The only asset he had when he died was the house he lived in, which was in Independence, Missouri. His wife had inherited the house from her mother and father and, other than their years in the White House, they lived their entire lives there.

When he retired from office in 1952, his income was a U.S. Army pension reported to have been $13,507.72 a year. Congress, noting that he was paying for his stamps and personally licking them, granted him an 'allowance' and later a retroactive pension of $25,000 per year.

After President Eisenhower was inaugurated, Harr y and Bess drove home to Missouri by themselves. There was no Secret Service following them.

When offered corporate positions at large salaries, he declined, stating, "You don't want me. You want the office of the President, and that doesn't belong to me. It belongs to the American people and it's not for sale."

Even later, on May 6, 1971, when Congress was preparing to award him the Medal of Honor on his 87th birthday, he refused to accept it, writing, "I don't consider that I have done anything which should be the reason for any award, Congressional or otherwise."

As president, he paid for all of his own travel expenses and food.

Modern politicians have found a new level of success in cashing in at the public trough. Many in Congress also have found ways to great wealth supporting legislation. That political offices are now for sale is well established.

Harry Truman played the piano to relax. "The Missouri Waltz" was heard often in the White House.

One humorous quote attributed to him: "My choices in life were either to be a piano player in a whore house or a politician."

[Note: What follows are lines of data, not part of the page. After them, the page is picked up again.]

+        constexpr int CUR = ST & 1, NXT = CUR ^ 1;
+        f32x4 ac[5];
+#pragma unroll
+        for (int c = 0; c < 5; ++c) ac[c] = aq[ST % PD][c];
+        wf(aq[ST % PD], std::integral_constant<int, ST + PD>{});
+        __builtin_amdgcn_sched_barrier(0);
+        static_for<4>([&](auto ec) {
+            constexpr int E = decltype(ec)::value;
+            if constexpr (E == 2 && ST + 1 < F22_NST)
+                static_for<9>([&](auto i) { if constexpr (w3_reads(GN, i / 3, i % 3)) xr[NXT][i] = px(i / 3, i % 3, KN); });
+            if constexpr (KC == 0 && G > 0 && w3_has_tmp(G > 0 ? G - 1 : 0)) {
+                constexpr int GP = G > 0 ? G - 1 : 0;
+                static_for<w3_nch(GP)>([&](auto c) {
+                    constexpr int PP = w3_prod(GP, c);
+                    if constexpr (!w3_direct(PP))
+                        static_for<16>([&](auto o) {
+                            if constexpr (w3_hits(PP, o) && (w3_direct_out(G, o) ? 0 : (c < 3 ? (int)c : 3)) == E) {
+                                if constexpr (w3_seen(GP, c, o)) acc[o] = acc[o] + tp[c];
+                                else acc[o] = bias4 + tp[c];
+                            }
+                        });
+                });
+            }
+            constexpr std::integral_constant<int, G> gc{};
+            constexpr std::integral_constant<int, KC> kcc{};
+            if constexpr (E == 0) form(vn, xr[CUR], gc, kcc, 1);
+            if constexpr (E == 1) { form(vn, xr[CUR], gc, kcc, 2); form(vm, xr[CUR], gc, kcc, 3); }
+            if constexpr (E == 2) piece(std::integral_constant<int, ST>{});
+            if constexpr (E == 3 && ST + 1 < F22_NST) form(vn, xr[NXT], std::integral_constant<int, GN < 6 ? GN : 0>{}, std::integral_constant<int, KN>{}, 0);
+            static_for<w3_nch(G)>([&](auto c) {
+                constexpr int PP = w3_prod(G, c);
+                const float b = vc[w3_view(PP)], av = ac[c][E];
+                if constexpr (w3_direct(PP)) {
+                    constexpr int O = 4 * f22_o0(PP / 5) + f22_o0(PP % 5);
+                    constexpr bool FIRST = KC == 0 && !w3_seen(G, c, O);
+                    acc[O] = __builtin_amdgcn_mfma_f32_16x16x4f32(av, b, (FIRST && E == 0) ? bias4 : acc[O], 0, 0, 0);
+                } else {
+                    tq[c] = __builtin_amdgcn_mfma_f32_16x16x4f32(av, b, (KC == 0 && E == 0) ? zero4 : tq[c], 0, 0, 0);
+                }
+            });
+            if constexpr (E == 2) __builtin_amdgcn_sched_group_barrier(0x100, 9, 0);
+            static_for<w3_nch(G)>([&](auto c) {
+                if constexpr (E != 3 || c >= 2) __builtin_amdgcn_sched_group_barrier(0x002, F22_VPG, 0);
+                __builtin_amdgcn_sched_group_barrier(0x008, 1, 0);
+            });
+            __builtin_amdgcn_sched_barrier(0);
+            static_for<9>([&](auto vi) {
+                if constexpr (E == 3 ? (ST + 1 < F22_NST && w3_uses_view(GN < 6 ? GN : 0, vi)) : w3_uses_view(G, vi)) vc[vi] = E == 2 ? vm[vi] : vn[vi];
+            });
+        });
+        if constexpr (KC == 3)
+#pragma unroll
+            for (int c = 0; c < 5; ++c) tp[c] = tq[c];
+    });
 }
 
 constexpr int DA_PS = 17;
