# MyNiuuu/MOFA-Video

Measured on AMD Instinct MI355X. Metric: denoised frames/sec, 25f 576x1024 SVD+MOFA, 25 steps, higher is better.
Workload: dtype f16; 1 GPU; MOFA-Video-Traj, 25-frame 576x1024, 25 denoise steps + temporal VAE decode (chunk 8), single trajectory hint, SVD-XT UNet + MOFA-Adapter, CFG 1->3, seeded random weights in the reference checkpoint layout; num_frames=25, height=576, width=1024, num_inference_steps=25, decode_chunk_size=8, parallelism=1 GPU, graph_steps=False, output_finite=True

## Files before the change

### include/mofa_hip.h

```cpp
#ifndef MOFA_HIP_H
#define MOFA_HIP_H

#include <stdint.h>

#ifdef __cplusplus
extern "C" {
#endif

typedef void* mofa_stream_t;

#define MOFA_OK 0
#define MOFA_EINVAL (-22)
#define MOFA_ELAUNCH (-5)

int mofa_version(void);

enum { MOFA_MODE_PLAIN = 0, MOFA_MODE_CONV3X3 = 1, MOFA_MODE_CONVT3 = 2 };
enum { MOFA_ACT_NONE = 0, MOFA_ACT_SILU = 1, MOFA_ACT_GEGLU_PAIR = 2, MOFA_ACT_RELU = 3,
       MOFA_ACT_GELU = 4  };

typedef struct mofa_igemm_args {
    const void* x;
    const void* w;
    const float* bias;
// ... 10 lines not shown
    int32_t act;
    float s_acc, s1, s2;
    int32_t dil;
    int32_t pad;
    int32_t tile;
    void* workspace;
    int64_t workspace_bytes;
    float* stats;
} mofa_igemm_args;
enum { MOFA_PAD_SAME = 0, MOFA_PAD_TRAILING = 1 };
enum { MOFA_TILE_AUTO = 0, MOFA_TILE_128X128 = 2, MOFA_TILE_192X128 = 4, MOFA_TILE_256X256 = 5, MOFA_TILE_256X320 = 6 };

int mofa_igemm_f16(const mofa_igemm_args* a, mofa_stream_t stream);
int mofa_igemm_stats_ok(const mofa_igemm_args* a);

int mofa_attn_spatial_f16(const void* q, const void* k, const void* v, void* out,
                          int nframes, int heads, int head_dim, int S, int ldq, int ldk, int ldv, int ldo, float scale,
                          mofa_stream_t stream);
int mofa_attn_spatial_qb_f16(const void* q, const void* k, const void* v, void* out,
                             int nframes, int heads, int head_dim, int S, int ldq, int ldk, int ldv, int ldo, float scale,
                             int query_blocks, mofa_stream_t stream);
int mofa_transpose_v_f16(const void* v, void* vt, int nframes, int ncb, int S, int ldv, mofa_stream_t stream);
int mofa_attn_temporal_f16(const void* q, const void* k, const void* v, void* out,
                           int nclips, int Tq, int T, int HW, int heads, int head_dim, int ld, int ldkv, int ldo,
                           float scale, mofa_stream_t stream);
int mofa_attn_temporal_masked_f16(const void* q, const void* k, const void* v, void* out,
                                  int nclips, int Tq, int T, int HW, int heads, int head_dim, int ld, int ldkv, int ldo,
                                  float scale, uint32_t key_mask, mofa_stream_t stream);
int mofa_softmax_rows_f16(void* x, int rows, int cols, int ld, mofa_stream_t stream);

int mofa_gn_nparts(int HW, int C);
int mofa_gn_partial_f16(const void* x, float* part, int nframes, int HW, int C, int ldx, mofa_stream_t stream);
int mofa_gn_partial_from_stats(const float* stats, float* part, int nframes, int HW, int C, mofa_stream_t stream);
int mofa_gn_finalize(const float* part, const float* gamma, const float* beta, float* scale, float* shift,
                     int nframes, int HW, int C, int frames_per_stat, float eps, mofa_stream_t stream);
int mofa_gn_reduce(const float* part, double* sums, int nframes, int HW, int C, int frames_per_stat, mofa_stream_t stream);
int mofa_gn_finalize_sums(const double* sums, const float* gamma, const float* beta, float* scale, float* shift,
                          int nframes, int C, int frames_per_stat, double count_per_group, float eps,
                          mofa_stream_t stream);
int mofa_gn_apply_f16(const void* x, const float* part, const float* gamma, const float* beta, void* y,
                      int nframes, int HW, int C, int ldx, int ldy, int frames_per_stat, float eps, int silu,
                      mofa_stream_t stream);
int mofa_gn_apply_gathered_f16(const void* x, const float* part_all, int nentries, double count_per_group,
                               const float* gamma, const float* beta, void* y, int nframes, int HW, int C,
                               int ldx, int ldy, float eps, int silu, mofa_stream_t stream);
int mofa_affine_act_f16(const void* x, const float* scale, const float* shift, void* y,
                        int nframes, int HW, int C, int ldx, int ldy, int silu, mofa_stream_t stream);
int mofa_layernorm_f16(const void* x, const float* gamma, const float* beta, void* y, int M, int C,
                       int ldx, int ldy, float eps, const float* rowvec, int rv_div, int rv_mod,
                       mofa_stream_t stream);

typedef struct mofa_ff320_args {
    const void* x;
    const float* pos;
    const void* w1p;
    const float* b1;
    const void* w2p;
    const float* b2;
    const void* r2;
    void* out;
    void* out_ln;
    const float* ln_gamma;
    const float* ln_beta;
    int32_t M, ldx, ldo, ldr2, ldoln, HW, T;
    float eps, s_acc, s1, s2, ln_eps;
    int32_t reserved[4];
} mofa_ff320_args;
int mofa_ff320_f16(const mofa_ff320_args* a, mofa_stream_t stream);

typedef struct mofa_lin320_args {
    const void* x;
    const void* wp;
    const float* bias;
    const float* rowvec;
    const void* r1;
    void* out;
    int32_t M, N, ldx, ldo, ldr1, norm;
    int32_t rv_div, rv_mul, rv_mod_in, rv_mod_out;
    float eps, s_acc, s1;
    int32_t reserved[3];
} mofa_lin320_args;
int mofa_lin320_f16(const mofa_lin320_args* a, mofa_stream_t stream);

int mofa_axpby_f32(const float* x, float* y, int64_t n, float a, float b, mofa_stream_t stream);
int mofa_resize_nearest_f32(const float* x, float* y, int n, int H, int W, int h, int w, mofa_stream_t stream);
int mofa_mask_blend_f16(const void* a, const void* b, const float* w, void* out, int M, int C, int HW, int lda,
                        int ldb, int ldo, mofa_stream_t stream);
int mofa_matting_blend_f16(const void* warped, const void* matting, const void* logit, void* out, float* mask_out,
                           int M, int C, int ldw, int ldm, int ldl, int ldo, mofa_stream_t stream);
int mofa_subsample_tokens_f16(const void* x, void* y, int n, int H, int W, int s, int C, int ldx, int ldy,
                              mofa_stream_t stream);
int mofa_axpby_f16(const void* x, void* y, int M, int C, int ldx, int ldy, float a, float b, mofa_stream_t stream);
int mofa_axpby_out_f16(const void* x, const void* y, void* out, int M, int C, int ldx, int ldy, int ldo, float a, float b,
                       mofa_stream_t stream);
int mofa_geglu_f16(const void* x, void* out, int M, int Ch, int ldx, int ldo, mofa_stream_t stream);
int mofa_copy2d_f16(const void* src, void* dst, int M, int C, int lds, int ldd, mofa_stream_t stream);
int mofa_silu_f32(const float* x, float* y, int n, mofa_stream_t stream);
int mofa_cast_f32_to_f16(const float* x, void* y, int64_t n, mofa_stream_t stream);
int mofa_cast_f16_to_f32(const void* x, float* y, int64_t n, mofa_stream_t stream);
int mofa_nchw_f32_to_nhwc_f16(const float* x, void* y, int n, int C, int HW, int ldo, float scale,
                              mofa_stream_t stream);
int mofa_nhwc_f16_to_nchw_f32(const void* x, float* y, int n, int C, int HW, int ldx, mofa_stream_t stream);
int mofa_timestep_embedding(const float* t, float* out, int n, int dim, mofa_stream_t stream);

int64_t mofa_softsplat_ws_bytes(int nflows, int H, int W);
int mofa_softsplat_avg_f16(const void* feat, const float* flow, void* out, void* ws,
                           int nflows, int H, int W, int C, int ldf, int ldo, mofa_stream_t stream);
int mofa_softsplat_scatter_f32(const float* in, const float* flow, float* out_sum, int N, int C, int H, int W,
                               mofa_stream_t stream);
int mofa_softsplat_weight_f32(const float* in, const float* metric, float* out, int N, int C, int H, int W, int mode,
                              mofa_stream_t stream);
int mofa_softsplat_normalize_f32(const float* summed, float* out, int N, int C, int H, int W, int eps_mode, mofa_stream_t stream);
typedef struct mofa_softsplat_grad_args {
    const float* grad;
    const float* flow;
    const float* in;
    const float* metric;
    const float* inv;
    const float* glast;
    float* grad_in;
    float* grad_flow;
    float* grad_metric;
    float* partial;
    int32_t N, C, H, W, prep, slices;
    int32_t reserved[4];
} mofa_softsplat_grad_args;
int mofa_softsplat_norm_f32(const float* flow, float* norm, void* ws, int N, int H, int W, mofa_stream_t stream);
// ... 57 lines not shown
```

### mofa_video_amd/adapter.py

```python
import torch

from . import lib as L
from . import ops
from .blocks import BIG, Conv3x3, Ctx, DownBlock, Linear, MidBlock, Sub, TembBatch, TimeEmbedding, drive
from .unet import DEFAULT_CONFIG, _Config


class _CondEmbedding:

    def __init__(self, s):
        self.convs = [(Conv3x3(s.sub("conv_in")), True)]
        i = 0
        while s.has(f"blocks.{i}.weight"):
            self.convs.append((Conv3x3(s.sub(f"blocks.{i}"), stride=2 if i % 2 == 1 else 1), True))
            i += 1
        self.convs.append((Conv3x3(s.sub("conv_out")), False))
        self.in_ld = self.convs[0][0].w.shape[1] // 9

    def __call__(self, x, H, W):
        for conv, silu in self.convs:
            n = conv.n_real
            g = ops.conv3x3_geom(H, W, conv.stride, 1)
            ld = (n + 63) // 64 * 64
            out = torch.zeros((x.shape[0] // (H * W) * g.Hout * g.Wout, ld), dtype=torch.float16, device=x.device)
            conv(x, H, W, act=L.ACT_SILU if silu else L.ACT_NONE, out=out)
            x, H, W = out, g.Hout, g.Wout
        return x, H, W
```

One is tempted to say this day and time that there's hardly any difference.


Debate over health-care reform rages on. Well, what do our health specialists think about it? Here's what, according to a lady at the library (maybe you've seen this too).

The allergists want to scratch it, but dermatologists advise not to make any rash moves.

Gastroenterologists have a gut feeling about it. Neurologists, haven't had the nerve to speak out.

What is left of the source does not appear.